Lu Hsueh-Ju, Su Chun-Wen, Su Shih-Chi, Chang Lun-Ching, Wu Ming-Fang, Lin Chiao-Wen, Yang Shun-Fa
Division of Hematology and Oncology, Department of Internal Medicine, Chung Shan Medical University Hospital, Taichung, Taiwan.
School of Medicine, Chung Shan Medical University, Taichung, Taiwan.
Oral Dis. 2025 Mar;31(3):769-781. doi: 10.1111/odi.15124. Epub 2024 Sep 17.
Identifying the drive genes and inhibiting their significant signals were persistently the main concepts in cancer treatment. However, for oral cavity squamous cell carcinoma (OCSCC), the most influential genes for overall survival (OS) remain unclear.
A total of 120 OCSCC patients with corresponding pathologic specimens were collected in Taiwan. Whole-exome sequencing was done and the prognostic impact of each gene was analyzed. TCGA database was used to validate.
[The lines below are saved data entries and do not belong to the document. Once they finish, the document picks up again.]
struct ReadsDone {
    RawLayout raw;
    const uint32_t *row_order;
};
static ReadsDone reads_stage(rsq_sim &s, const Fragment *frags, uint64_t n_pairs, uint64_t adapter_first, hipStream_t st, const FragmentVar *fvars) {
    RawLayout raw = raw_layout(s, 2 * n_pairs);
    s.cur->sizes.reserve(2 * n_pairs * 4 + 16);
    if (frags && s.dev.meth_ptr && !fvars) {
        s.cur->templates.reserve(2 * n_pairs * s.template_words * 8 + 16);
        raw.templates = s.cur->templates.as<uint64_t>();
        raw.template_words = s.template_words;
        hipLaunchKernelGGL(k_methylation_templates, dim3(cdiv(2 * n_pairs, 256)), dim3(256), 0, st, s.dev, frags, n_pairs, raw);
        HIP_CHECK(hipGetLastError());
    }
    if (frags && fvars) {
        s.cur->templates.reserve(2 * n_pairs * s.template_words * 8 + 16);
        raw.templates = s.cur->templates.as<uint64_t>();
        raw.template_words = s.template_words;
        s.timers["variant_templates"].start(st);
        hipLaunchKernelGGL(k_variant_templates, dim3(cdiv(2 * n_pairs, 256)), dim3(256), 0, st, s.dev, frags, fvars, n_pairs, raw);
        s.timers["variant_templates"].stop(st);
        HIP_CHECK(hipGetLastError());
    }
    const uint32_t *row_order = launch_fill_reads(s, frags, n_pairs, adapter_first, raw, st, fvars);
    return ReadsDone{raw, row_order};
}
static void text_stage(rsq_sim &s, const Fragment *frags, uint64_t n_pairs, uint64_t adapter_first, const ReadsDone &rd, char *r1, size_t r1_cap, char *r2, size_t r2_cap,
                       uint32_t part, hipStream_t st, const FragmentVar *fvars) {
    rsq_sim::Workspace &w = *s.cur;
    w.off_r1.reserve((n_pairs + 1) * 8);
    w.off_r2.reserve((n_pairs + 1) * 8);
    uint64_t *totals = s.totals.as<uint64_t>();
    s.timers["scan"].start(st);
    exclusive_scan(s, w.sizes.as<uint32_t>(), n_pairs, w.off_r1.as<uint64_t>(), st, totals + 2 * part, totals + 2 * (part + 1));
    exclusive_scan(s, w.sizes.as<uint32_t>() + n_pairs, n_pairs, w.off_r2.as<uint64_t>(), st, totals + 2 * part + 1, totals + 2 * (part + 1) + 1);
    s.timers["scan"].stop(st);
    const uint32_t lds = format_lds_bytes(s.format_record_bytes, rd.row_order != nullptr);
    hipLaunchKernelGGL(k_max_size, dim3(std::min<uint64_t>(1024, cdiv(2 * n_pairs, 256))), dim3(256), 0, st, w.sizes.as<uint32_t>(), 2 * n_pairs, s.longest_record.as<uint32_t>());
    s.timers["format_write"].start(st);
    launch_text_waves(k_format_write<true>, k_format_write<false>, rd.row_order, dim3(cdiv(n_pairs, kFormatRecords), 2), lds, st, s.dev, s.names, frags, n_pairs, adapter_first, rd.raw,
                      w.off_r1.as<uint64_t>(), w.off_r2.as<uint64_t>(), r1, r2, (uint64_t)(r1 ? r1_cap : 0), (uint64_t)(r2 ? r2_cap : 0), fvars, rd.row_order, lds);
    s.timers["format_write"].stop(st);
    HIP_CHECK(hipGetLastError());
}
struct SamOut {
    char *dst;
    size_t cap;
    size_t *len;
    bool bam = false;
    bool sorted = false;
};
static char *sorted_stage_room(rsq_sim &s, uint64_t n_pairs, uint32_t part, hipStream_t st, uint64_t &cap) {
    rsq_sim::BamSorted &b = s.bam_sorted;
    uint64_t ends[2];
    HIP_CHECK(hipMemcpyAsync(ends, s.sam_totals.as<uint64_t>() + part, 16, hipMemcpyDeviceToHost, st));
    HIP_CHECK(hipStreamSynchronize(st));
    const uint64_t bytes = b.held_bytes + ends[1] + 32u, entries = b.n_held + 2u * (b.call_pairs + n_pairs);
    const uint64_t left = b.call_parts > part + 1u ? b.call_parts - (part + 1u) : 0u;
    if (bytes > b.stage[b.cur].bytes()) {
        const uint64_t whole = bytes + (ends[1] - ends[0]) * left;
        b.stage[b.cur].reserve_keeping(whole + whole / 8u, b.held_bytes + ends[0], st);
    }
    if (entries * sizeof(BamDirEntry) > b.dir[b.cur].bytes()) {
        const uint64_t whole = entries + 2u * n_pairs * left;
        b.dir[b.cur].reserve_keeping((whole + whole / 8u) * sizeof(BamDirEntry), (b.n_held + 2u * b.call_pairs) * sizeof(BamDirEntry), st);
    }
    cap = b.stage[b.cur].bytes() - 32u - b.held_bytes;
    return b.stage[b.cur].as<char>() + b.held_bytes;
}
static void sorted_directory(rsq_sim &s, const Fragment *frags, uint64_t n_pairs, const ReadsDone &rd, const BamPair *side, const uint64_t *offsets, hipStream_t st) {
    rsq_sim::BamSorted &b = s.bam_sorted;
    s.timers["bam_sort_keys"].start(st);
    hipLaunchKernelGGL(k_bam_sort_keys, dim3(cdiv(n_pairs, 256)), dim3(256), 0, st, frags, n_pairs, rd.row_order, side, offsets, b.held_bytes,
                       b.dir[b.cur].as<BamDirEntry>() + b.n_held + 2u * b.call_pairs, s.dev.n_seqs, b.prev_cut, b.plan.pos_bits, b.out_of_order.as<uint32_t>());
    s.timers["bam_sort_keys"].stop(st);
    HIP_CHECK(hipGetLastError());
    b.call_pairs += n_pairs;
}
template <class Format>
static void truth_stage(rsq_sim &s, const Fragment *frags, uint64_t n_pairs, uint64_t adapter_first, const ReadsDone &rd, char *r1, size_t r1_cap, char *r2, size_t r2_cap, const SamOut &sam,
                        uint32_t part, hipStream_t st) {
    using Pair = typename Format::Pair;
    constexpr bool bam = std::is_same<Format, BamFormat>::value;
    const char *sizes_timer = bam ? "bam_sizes" : "sam_sizes", *write_timer = bam ? "bam_write" : "sam_write";
    rsq_sim::Workspace &w = *s.cur;
    DevBuf &side = bam ? w.bam_side : w.sam_side;
    w.sam_sizes.reserve(n_pairs * 4 + 16);
    w.off_sam.reserve((n_pairs + 1) * 8);
    side.reserve(n_pairs * sizeof(Pair) + 16);
    uint64_t *totals = s.sam_totals.as<uint64_t>();
    char *dst = sam.dst;
    uint64_t cap = sam.dst ? sam.cap : 0;
    const uint64_t cap1 = r1 ? r1_cap : 0, cap2 = r2 ? r2_cap : 0;
    s.timers[sizes_timer].start(st);
    hipLaunchKernelGGL(k_truth_sizes<Format>, dim3(cdiv(n_pairs, 256)), dim3(256), 0, st, s.dev, s.names, frags, n_pairs, adapter_first, rd.raw, rd.row_order, side.as<Pair>(),
                       w.sam_sizes.as<uint32_t>());
    s.timers[sizes_timer].stop(st);
    exclusive_scan(s, w.sam_sizes.as<uint32_t>(), n_pairs, w.off_sam.as<uint64_t>(), st, totals + part, totals + part + 1);
    hipLaunchKernelGGL(k_max_size, dim3(std::min<uint64_t>(1024, cdiv(n_pairs, 256))), dim3(256), 0, st, w.sam_sizes.as<uint32_t>(), n_pairs, s.sam_longest.as<uint32_t>());
    const uint32_t lds = sam_lds_bytes(bam ? s.bam_pair_bytes : s.sam_pair_bytes, rd.row_order != nullptr);
    if (sam.sorted) dst = sorted_stage_room(s, n_pairs, part, st, cap);
    s.timers[write_timer].start(st);
    launch_text_waves(k_truth_write<Format, true>, k_truth_write<Format, false>, rd.row_order, dim3(cdiv(n_pairs, kSamPairs)), lds, st, s.dev, s.names, frags, n_pairs, adapter_first, rd.raw,
                      side.as<Pair>(), w.off_sam.as<uint64_t>(), dst, cap, w.off_r1.as<uint64_t>() + n_pairs, w.off_r2.as<uint64_t>() + n_pairs, cap1, cap2, rd.row_order, lds);
    s.timers[write_timer].stop(st);
    HIP_CHECK(hipGetLastError());
    if constexpr (bam)
        if (sam.sorted) sorted_directory(s, frags, n_pairs, rd, side.as<Pair>(), w.off_sam.as<uint64_t>(), st);
}
static void sam_stage(rsq_sim &s, const Fragment *frags, uint64_t n_pairs, uint64_t adapter_first, const ReadsDone &rd, char *r1, size_t r1_cap, char *r2, size_t r2_cap, const SamOut &sam,
                      uint32_t part, hipStream_t st) {
    (sam.bam ? truth_stage<BamFormat> : truth_stage<SamFormat>)(s, frags, n_pairs, adapter_first, rd, r1, r1_cap, r2, r2_cap, sam, part, st);
}
static void begin_sam_totals(rsq_sim &s, uint32_t parts, hipStream_t st) {
    s.sam_totals.reserve((size_t)(parts + 1) * 8 + 16);
    s.sam_longest.reserve(8);
    HIP_CHECK(hipMemsetAsync(s.sam_totals.as<uint64_t>(), 0, 8, st));
    HIP_CHECK(hipMemsetAsync(s.sam_longest.as<uint32_t>(), 0, 4, st));
}
static void enqueue_sam_total(rsq_sim &s, uint32_t parts, hipStream_t text_stream) {
    HIP_CHECK(hipMemcpyAsync(&s.mailbox[6], s.sam_totals.as<uint64_t>() + parts, 8, hipMemcpyDeviceToHost, text_stream));
    s.mailbox[7] = 0;
    HIP_CHECK(hipMemcpyAsync(&s.mailbox[7], s.sam_longest.as<uint32_t>(), 4, hipMemcpyDeviceToHost, text_stream));
}
static int finish_sam(rsq_sim &s, int rc, const SamOut &sam, size_t r1_len, size_t r2_len) {
    *sam.len = s.mailbox[6];
    if ((uint32_t)s.mailbox[7]) (sam.bam ? s.bam_pair_bytes : s.sam_pair_bytes) = (uint32_t)s.mailbox[7] + 16u;
    if (sam.sorted) return rc;
    if (rc == RSQ_ENOSPC || (rc == RSQ_OK && (*sam.len > sam.cap || !sam.dst))) {
        g_last_error = "output buffers too small: need " + std::to_string(r1_len) + " and " + std::to_string(r2_len) + " bytes of FASTQ text and " + std::to_string(*sam.len) +
                       (sam.bam ? " of BAM records" : " of SAM text");
        return RSQ_ENOSPC;
    }
    return rc;
}
static void reset_call_timers(rsq_sim &s) {
    for (auto &t : s.timers) t.second.reset();
}
static int finish_call(rsq_sim &s, uint32_t parts, bool with_variants, char *r1, size_t r1_cap, size_t *r1_len, char *r2, size_t r2_cap, size_t *r2_len, hipStream_t text_stream) {
    s.mailbox[4] = 0;
    if (with_variants) HIP_CHECK(hipMemcpyAsync(&s.mailbox[4], s.dev.walk_error, 4, hipMemcpyDeviceToHost, text_stream));
    HIP_CHECK(hipMemcpyAsync(&s.mailbox[2], s.totals.as<uint64_t>() + 2 * parts, 16, hipMemcpyDeviceToHost, text_stream));
    HIP_CHECK(hipMemcpyAsync(&s.mailbox[5], s.longest_record.as<uint32_t>(), 4, hipMemcpyDeviceToHost, text_stream));
    HIP_CHECK(hipStreamSynchronize(text_stream));
    *r1_len = s.mailbox[2];
    *r2_len = s.mailbox[3];
    if ((uint32_t)s.mailbox[4]) {
        HIP_CHECK(hipMemsetAsync(s.dev.walk_error, 0, 4, text_stream));
        HIP_CHECK(hipStreamSynchronize(text_stream));
        g_last_error = kWalkErrorMessage;
        return RSQ_EINVAL;
    }
    if (*r1_len > r1_cap || *r2_len > r2_cap || !r1 || !r2) {
        g_last_error = "output buffers too small: need " + std::to_string(*r1_len) + " and " + std::to_string(*r2_len) + " bytes";
        return RSQ_ENOSPC;
    }
    return RSQ_OK;
}
static void begin_totals(rsq_sim &s, uint32_t parts, hipStream_t st) {
    s.totals.reserve((size_t)(parts + 1) * 16 + 16);
    s.longest_record.reserve(8);
    HIP_CHECK(hipMemsetAsync(s.totals.as<uint64_t>(), 0, 16, st));
    HIP_CHECK(hipMemsetAsync(s.longest_record.as<uint32_t>(), 0, 4, st));
}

The incidences of caspase-8 mutation were 22.1% and 10.9% in the Taiwan and TCGA cohort, respectively. In the Taiwan cohort, caspase-8 mutation was the most significant independent for OS with an adjusted hazard ratio (HR) ([95% CI]: 3.83 [1.84-7.99]). It was validated by the TCGA database (HR [95% CI]: 1.51 [1.00-2.29]). The 5-year OSs of the patients with or without caspase-8 mutation were 38.1% vs. 75.3% (p < 0.001) (HR [95% CI]: 3.264 [1.645-6.438]) in the Taiwan cohort, and 26.1% vs. 49.0% (p = 0.048) (1.513 [1.001-2.288]) in the TCGA cohorts, respectively. Caspase-8 mutation was also individually associated with poor prognosis for TNM stage I/II/III/IV, respectively. CASP8 R127* and R494*, defined as pathogenic mutations in ClinVar, were presented in both cohorts.
Caspase-8 mutation was the most significant genetic alteration impacting prognosis.
识别驱动基因并抑制其重要信号一直是癌症治疗的主要理念。然而,对于口腔鳞状细胞癌(OCSCC),对总生存期(OS)最具影响的基因仍不清楚。
在台湾收集了120例伴有相应病理标本的OCSCC患者。进行了全外显子组测序,并分析了每个基因的预后影响。使用TCGA数据库进行验证。
台湾队列和TCGA队列中半胱天冬酶-8突变的发生率分别为22.1%和10.9%。在台湾队列中,半胱天冬酶-8突变是OS最显著的独立因素,调整后的风险比(HR)([95%CI]:3.83[1.84 - 7.99])。经TCGA数据库验证(HR[95%CI]:1.51[1.00 - 2.29])。台湾队列中,有或无半胱天冬酶-8突变患者的5年总生存率分别为38.1%对75.3%(p < 0.001)(HR[95%CI]:3.264[1.645 - 6.438]),TCGA队列中分别为26.1%对49.0%(p = 0.048)(1.513[1.001 - 2.288])。半胱天冬酶-8突变也分别与TNM I/II/III/IV期的不良预后单独相关。两个队列中均出现了ClinVar中定义为致病突变 的CASP8 R127和R494。
半胱天冬酶-8突变是影响预后最显著的基因改变。